Я вернулся в подвал и сказал Снежку:
– Завтра мы переезжаем.
Накануне переезда в гетто из нашей квартиры мама сказала мне те же слова – «завтра мы переезжаем» – и засмеялась. Но я видел, что в глазах у неё стоят слёзы. Она пыталась объяснить мне, как здорово нам будет на новом месте, в новой квартире, потому что она будет маленькая и уютная, и мы все будем жить в одной комнате – и они с папой, и я. Только занавеску повесим посередине. Ведь я же всегда хотел спать с ними в одной комнате… Я и правда хотел.
А папа сказал:
– Главное, чтобы все были здоровы.
Я начал рассказывать Снежку, что лестница уже готова и свисает прямо до земли, и надо только… Я не закончил предложение. А ведь лестница и правда висит там в темноте, и ночью её, скорее всего, никто не заметит, разве что специально зайдёт во двор прогуляться по развалинам. Но что будет завтра утром, когда встанет солнце? А если немцы опять придут сюда с проверкой? Нет, я не могу оставить её висеть вот так, на самом виду. Как же мне поднять лестницу наверх, если сам я ночую в подвале? Спуститься вниз по верёвке? А как я заберусь туда завтра? Я должен придумать, как спускать лестницу сверху, если я нахожусь внизу. У меня совсем не осталось сил думать. Слишком много мыслей для одного дня. Я просто взял плед и простыню, чтобы не спать прямо на обломках, пуховое одеяло, чтобы накрыться, подушку и, конечно же, коробочку со Снежком. Всё это я увязал в один тюк, закрепил на поясе и с трудом, но всё-таки смог подняться со всем этим добром по лестнице. Немного подумав, я снова спустился в подвал и забрал оттуда всю еду, которая у меня оставалась. Еда беспокоила меня сейчас больше всего. С каким-то почти праздничным чувством я поднял на свой «островок» лестницу, залез в подоконный шкаф и закрыл за собой дверцы.
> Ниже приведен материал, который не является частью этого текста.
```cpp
int64_t linetr_token_assemble_backward_workspace_bytes(int64_t L);
int linetr_token_assemble_forward(LinetrHandle* h, const float* d_desc, const float* d_pos, const float* d_cls, int64_t L, int32_t S,
                                  float* d_x, void* stream);
int linetr_token_assemble_backward(LinetrHandle* h, const float* d_dx, int64_t L, int32_t S, float* d_dtok, float* d_dcls,
                                   void* d_workspace, int64_t workspace_bytes, void* stream);


enum { LINETR_COORD_F32 = 0, LINETR_COORD_F64 = 1 };
int64_t linetr_gt_assign_workspace_bytes(int32_t B, int32_t n0, int32_t n1);
int linetr_gt_assign(LinetrHandle* h, int32_t coord_type, const void* d_lines0, int32_t n0, const void* d_lines1, int32_t n1,
                     const double* d_H, int32_t B, const int32_t* d_count0, const int32_t* d_count1, double thres_reprojected,
                     double thres_angdiff, double min_overlap_ratio, int32_t pad, float* d_assign, int32_t* d_lmatches, int32_t M,
                     int32_t* d_found, uint8_t* d_match_dir, void* d_overlap_dir, void* d_proj0, void* d_proj1, void* d_workspace,
                     int64_t workspace_bytes, void* stream);


int linetr_make_pseudo_lines(uint64_t seed, int32_t image_index, int32_t n, double shape0, double shape1, double min_length,
                             double* h_lines);

int linetr_find_line_attributes(const double* h_lines, int32_t n, double min_length, int32_t max_sublines, double* h_klines,
                                double* h_length, double* h_angles, int32_t* n_out);

int64_t linetr_fixed_size_workspace_bytes(int32_t n_images, int32_t height, int32_t width, int32_t dense_is_nhwc);
int linetr_fixed_size(LinetrHandle* h, const LinetrLineRec* d_recs, const int32_t* h_cu_k, const int32_t* h_cu_n,
                      const LinetrLineRec* d_pseudo, const LinetrLineRec* h_pseudo, const int32_t* h_cu_p, int32_t n_images,
                      int32_t max_sublines, int32_t max_tokens, double token_distance, const float* d_dense_desc,
                      const float* d_dense_score, int32_t height, int32_t width, int32_t clip_height, int32_t clip_width,
                      int32_t pseudo_clip_height, int32_t pseudo_clip_width, int32_t align_corners, int32_t dense_is_nhwc,
                      LinetrTokens out, int32_t* d_num_klns, int32_t* d_num_slns, void* d_workspace, int64_t workspace_bytes,
                      void* stream);


typedef struct {
  float* p;
  const float* g;
  float* m;
  float* v;
  int64_t n;
  float step_size;
  float bc2_sqrt;
} LinetrAdamTensor;
typedef struct {
  double beta1, beta2, eps, weight_decay, lr;
  int32_t decoupled;
} LinetrAdamHyper;

int64_t linetr_adam_workspace_bytes(int32_t n_tensors, int64_t n_total);
int linetr_adam_step(LinetrHandle* h, const LinetrAdamTensor* h_table, int32_t n_tensors, const LinetrAdamHyper* hyper,
                     const float* d_grad_scale, void* d_workspace, int64_t workspace_bytes, void* stream);

int64_t linetr_grad_norm_workspace_bytes(int32_t n_tensors, int64_t n_total);
int linetr_grad_norm(LinetrHandle* h, const LinetrAdamTensor* h_table, int32_t n_tensors, double max_norm, double* d_norm,
                     float* d_scale, void* d_workspace, int64_t workspace_bytes, void* stream);


int linetr_superpoint_heads(LinetrHandle* h, const float* d_score_logits, const float* d_desc_raw, int32_t B,
                            int32_t Hc, int32_t Wc, float* d_dense_score, float* d_dense_desc_nhwc,
                            float* d_dense_desc_nchw, void* stream);


int64_t linetr_superpoint_keypoints_workspace_bytes(int32_t B, int32_t H, int32_t W, int32_t cap_per_image);
int linetr_superpoint_keypoints(LinetrHandle* h, const float* d_dense_score, int32_t B, int32_t H, int32_t W, int32_t nms_radius,
                                float keypoint_threshold, int32_t remove_borders, int32_t max_keypoints, int32_t cap_per_image,
                                float* d_keypoints, float* d_scores, int32_t* d_cu_kp, int32_t* d_found, void* d_workspace,
                                int64_t workspace_bytes, void* stream);

int64_t linetr_point_descriptors_workspace_bytes(int32_t B, int32_t Hc, int32_t Wc, int32_t dense_is_nhwc);
int linetr_point_descriptors(LinetrHandle* h, const float* d_keypoints, const int32_t* d_cu_kp, int32_t B, int64_t n_total,
                             const float* d_dense_desc, int32_t Hc, int32_t Wc, int32_t align_corners, int32_t dense_is_nhwc,
                             float* d_desc_cn, void* d_workspace, int64_t workspace_bytes, void* stream);

int linetr_superpoint_heads_rows(LinetrHandle* h, const float* d_score_rows, int64_t ld_score, const float* d_desc_rows, int64_t ld_desc,
                                 int32_t B, int32_t Hc, int32_t Wc, float* d_dense_score, float* d_dense_desc_nhwc,
                                 float* d_dense_desc_nchw, void* stream);


int linetr_warp_images(LinetrHandle* h, const float* d_src, int32_t B, int32_t C, int32_t H, int32_t W, const double* h_mat, int32_t mode,
                       float* d_dst, uint8_t* d_valid, void* stream);
int linetr_warp_tile(int32_t* tile_h, int32_t* tile_w, int32_t* erode_tile_h, int32_t* erode_tile_w);

int linetr_mask_erode(LinetrHandle* h, const uint8_t* d_mask, int32_t B, int32_t H, int32_t W, int32_t radius, uint8_t* d_out, void* stream);


typedef struct LinetrDetectConfig {
  int32_t n_octaves;
  int32_t scale;
  int32_t grad_threshold;
  int32_t min_region_size;
  double density;
} LinetrDetectConfig;

int64_t linetr_detect_lines_workspace_bytes(int32_t B, int32_t H, int32_t W, int32_t n_octaves);
int linetr_detect_lines(LinetrHandle* h, const void* d_images, int32_t images_are_float, int32_t B, int32_t H, int32_t W,
                        const LinetrDetectConfig* cfg, int32_t capacity, double* d_rows, int32_t* h_counts, int64_t* d_debug_regions,
                        void* d_workspace, int64_t workspace_bytes, void* stream);
int linetr_detect_tile(int32_t* tile_h, int32_t* tile_w);

int64_t linetr_detect_debug_labels_workspace_bytes(int32_t B, int32_t H, int32_t W);
int linetr_detect_debug_labels(LinetrHandle* h, const int8_t* d_buckets, int32_t B, int32_t H, int32_t W, int32_t* d_labels, void* d_workspace,
                               int64_t workspace_bytes, void* stream);
int linetr_detect_debug_gradient(LinetrHandle* h, const void* d_images, int32_t images_are_float, int32_t B, int32_t H, int32_t W,
                                 const LinetrDetectConfig* cfg, int32_t octave, int32_t* d_m2, int8_t* d_bucket_a, int8_t* d_bucket_b,
                                 void* d_workspace, int64_t workspace_bytes, void* stream);


int linetr_sp_conv3x3_tile(int32_t* tile_h, int32_t* tile_w);
int64_t linetr_sp_conv3x3_pack_bytes(int32_t Cin, int32_t Cout);
int linetr_sp_conv3x3_pack(const float* d_w, int32_t Cin, int32_t Cout, float* d_packed, void* stream);
int linetr_sp_conv3x3(LinetrHandle* h, const float* d_x, int32_t B, int32_t H, int32_t W, int32_t Cin, const float* d_packed_w,
                      const float* d_bias, int32_t Cout, int32_t pool, float* d_y, void* stream);
int linetr_sp_conv1a(LinetrHandle* h, const float* d_image, int32_t B, int32_t H, int32_t W, const float* d_w, const float* d_bias,
                     float* d_y, void* stream);

#define LINETR_SP_SCORE_LD 68
typedef struct LinetrSpEncoder LinetrSpEncoder;
int linetr_sp_encoder_create(int32_t device, LinetrSpEncoder** out);
void linetr_sp_encoder_destroy(LinetrSpEncoder* enc);
int linetr_sp_encoder_set_weights(LinetrSpEncoder* enc, const float* const* d_weights, const float* const* d_biases, void* stream);
int64_t linetr_sp_encoder_workspace_bytes(int32_t B, int32_t H, int32_t W);
int linetr_sp_encoder_forward(LinetrSpEncoder* enc, const float* d_image, int32_t B, int32_t H, int32_t W, float* d_score_rows,
                              float* d_desc_rows, float* d_feat, void* d_workspace, int64_t workspace_bytes, void* stream);


enum { LINETR_PREC_F32 = 0, LINETR_PREC_BF16X3 = 1, LINETR_PREC_BF16X6 = 2, LINETR_PREC_F16X3 = 3 };
int linetr_set_precision(LinetrHandle* h, int32_t mode);
int linetr_get_precision(const LinetrHandle* h);


int linetr_debug_posenc(LinetrHandle* h, int32_t which, const float* d_in0, const float* d_in1, const float* d_in2,
                           int64_t rows, float* d_out, void* stream);

int linetr_debug_gemm(LinetrHandle* h, const float* d_A, int32_t lda, const float* d_W, const float* d_bias,
                      const float* d_residual, float* d_Y, int32_t ldy, int32_t M, int32_t N, int32_t K,
                      int32_t act, int32_t cache_weights, void* stream);

#define LINETR_GEMM_TILE_WS 100
typedef struct {
  const float* A;   int32_t lda;
  const float* A2;  int32_t lda2;  int32_t K1;
  const float* W;
  const float* bias;
  const float* R;
  float* Y;         int32_t ldy;
  int32_t M, N, K, act;
  int32_t groups;   int64_t gA, gY;
  int32_t norm;     const float* gamma;  const float* beta;  const float* add2;  float eps;
  int32_t via_row_norm;
  int32_t tile;
} LinetrGemmCase;
int linetr_debug_gemm_case(LinetrHandle* h, const LinetrGemmCase* c, int32_t* tile_used, void* stream);

int linetr_debug_sig_attention(LinetrHandle* h, int32_t kernel, int32_t layer, const float* d_in, int32_t ld_in,
                               const int32_t* h_cu_sub, int32_t n_images, float* d_msg, int32_t* kernel_used, void* stream);

int linetr_debug_tok_mlp(LinetrHandle* h, int32_t variant, const float* d_pnt, const float* d_score, int64_t rows_word,
                         const float* d_sublines, const float* d_resp, const float* d_angle, int64_t rows_line,
                         float* d_out_word, float* d_out_line, int32_t max_blocks, int32_t* variant_used, void* stream);

int64_t linetr_debug_bn_train_workspace_bytes(const LinetrHandle* h, int32_t which, int64_t rows);
int linetr_debug_bn_train(LinetrHandle* h, int32_t which, float* d_z, int64_t rows, int32_t C, int32_t ld, const float* d_gamma,
                          const float* d_beta, const float* d_in0, const float* d_in1, const float* d_in2, float* d_out,
                          float momentum, float* d_running, float* d_batch, float* d_affine, int32_t* nb_used, void* d_ws,
                          int64_t ws_bytes, void* stream);

int linetr_debug_cls_pool(LinetrHandle* h, int32_t kernel, const LinetrLineRec* d_recs, int32_t K, const int32_t* d_sub2line,
                          int32_t N, int32_t T, const float* d_cpnt, const float* d_a4, int64_t first_pad, int32_t n_images,
                          const float* d_map, int32_t dense_is_nhwc, int32_t Hc, int32_t Wc, int32_t align_corners,
                          const float* d_desc_dense, float* d_pooled, int32_t* kernel_used, void* stream);

int linetr_debug_match(LinetrHandle* h, int32_t P, const int32_t* dims, const float* d_desc0, const int64_t* off_n0,
                       const int32_t* d_s2l0, const float* d_desc1, const int64_t* off_n1, const int32_t* d_s2l1, float thr,
                       int32_t mutual, float* d_dk, const int64_t* off_dk, int32_t* d_match01, const int64_t* off_k0, void* d_ws,
                       int64_t ws_bytes, int32_t path, int32_t seg1_global, int32_t cache_dk, int32_t device_table,
                       int32_t* path_used, void* stream);

enum { LINETR_STAGE_TAIL = 0, LINETR_STAGE_SIG = 1, LINETR_STAGE_FOLD_NEXT = 8 };
int64_t linetr_debug_stage_workspace_bytes(const LinetrHandle* h, int32_t N, int32_t n_images);
int linetr_debug_stage(LinetrHandle* h, int32_t stage, int32_t N, const float* d_in0, const float* d_in1, const int32_t* h_cu_sub,
                       int32_t n_images, int32_t plan, float* d_out0, float* d_out1, float* d_out2, int32_t* plan_used, void* d_ws,
                       int64_t ws_bytes, void* stream);

#ifdef LINETR_EXPERIMENTS
int64_t linetr_st_bytes(int64_t rows, int32_t K);
int linetr_debug_to_st(LinetrHandle* h, const float* d_X, int32_t ld, int32_t rows, int32_t K, void* d_st, void* stream);
int linetr_debug_from_st(LinetrHandle* h, const void* d_st, int32_t rows, int32_t K, float* d_X, int32_t ld, void* stream);
int linetr_debug_gemm_st(LinetrHandle* h, const void* d_A1, int32_t K1, const void* d_A2, int32_t K2, const void* d_W,
                         const float* d_bias, const void* d_R, void* d_Yst, float* d_Y, int32_t ldy, int32_t M, int32_t N,
                         int32_t act, void* stream);
int linetr_debug_pairnet_stamps(LinetrHandle* h, unsigned long long* d_buf);
#endif

int linetr_allgather_desc(void* nccl_comm, const void* d_slab, void* d_out, int64_t slab_bytes, void* stream);

int linetr_set_allgather_fn(void* nccl_allgather_fn);

int linetr_pack_slab(const float* d_line_desc, int32_t N, const int32_t* d_cu_n, const int32_t* d_cu_k, int32_t n_images,
                     const int32_t* d_sub2line, int32_t n_images_cap, int32_t rows_cap, int32_t zero_tail, float* d_slab,
                     void* stream);


typedef struct {
  const char* name;
  int32_t calls;
  float ms;
  double flops;
  double bytes;
} LinetrProfileEntry;
int linetr_set_profiling(LinetrHandle* h, int32_t on);
int linetr_get_profile(LinetrHandle* h, LinetrProfileEntry* out, int32_t max_entries, int32_t* n_out);

#ifdef __cplusplus
}
#endif
#endif
```

### linetr_amd/_native.py

```python
from __future__ import annotations

import ctypes as C
import os

import numpy as np

_HERE = os.path.dirname(os.path.abspath(__file__))
LIB_PATH = os.path.join(_HERE, "csrc", "liblinetr_hip.so")
EXPERIMENTS_LIB_PATH = os.path.join(os.path.dirname(_HERE), "experiments", "liblinetr_hip_experiments.so")

E_ARG, E_ASSERT, E_WORKSPACE = -1, -4, -5


class ModelConfig(C.Structure):
    _fields_ = [("d_model", C.c_int32), ("n_heads", C.c_int32), ("d_inner", C.c_int32),
                ("n_sig_layers", C.c_int32), ("n_desc_layers", C.c_int32), ("enc_channels", C.c_int32 * 4),
                ("norm_height", C.c_int32), ("norm_width", C.c_int32), ("bn_batch_stats", C.c_int32)]


class LineRec(C.Structure):
    _fields_ = [("sp", C.c_double * 2), ("ep", C.c_double * 2), ("length", C.c_double),
                ("angle", C.c_double * 2), ("first_sub", C.c_int32), ("n_tok", C.c_int32),
                ("n_sub", C.c_int32), ("image", C.c_int32), ("line_local", C.c_int32), ("first_tok", C.c_int32)]

# ... 29 lines not shown
            raise ValueError(f"dropout seed {seed} / call {call}: a 64-bit seed and a 32-bit call index")
        return cls(int(seed), int(call), int(p * 4294967296.0), 1.0 / (1.0 - p))


ADAM_TENSOR_DTYPE = np.dtype([("p", "<u8"), ("g", "<u8"), ("m", "<u8"), ("v", "<u8"), ("n", "<i8"), ("step_size", "<f4"), ("bc2_sqrt", "<f4")])
assert ADAM_TENSOR_DTYPE.itemsize == 48
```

В шкафу было два вентиляционных отверстия. Это были круглые дырки с металлическими заслонками, которые можно было поднимать и опускать, если надо открыть или закрыть вентиляцию. У нас в старом доме тоже были такие. Я заснул с хорошим чувством, ощущая себя настоящим домовладельцем. Проснувшись с первыми лучами солнца, я встал и, едва заслышав звук машин и повозок на польской стороне, принялся убирать своё новое жилище. Я собрал и сбросил вниз все обломки и мусор, вычистил как мог пол. Как только с этим было покончено, я торопливо спустился вниз, собрал все свои вещи и поочерёдно поднял всё к себе наверх: одежду, бутылки с водой, книги. Матрас я никак не мог затащить по верёвочной лестнице. Решил, что попозже схожу в соседний дом и возьму ещё одно пуховое одеяло или даже парочку. И тут мне пришло в голову проверить, есть ли в кране вода. Этажом выше она была, так почему бы ей не быть и здесь?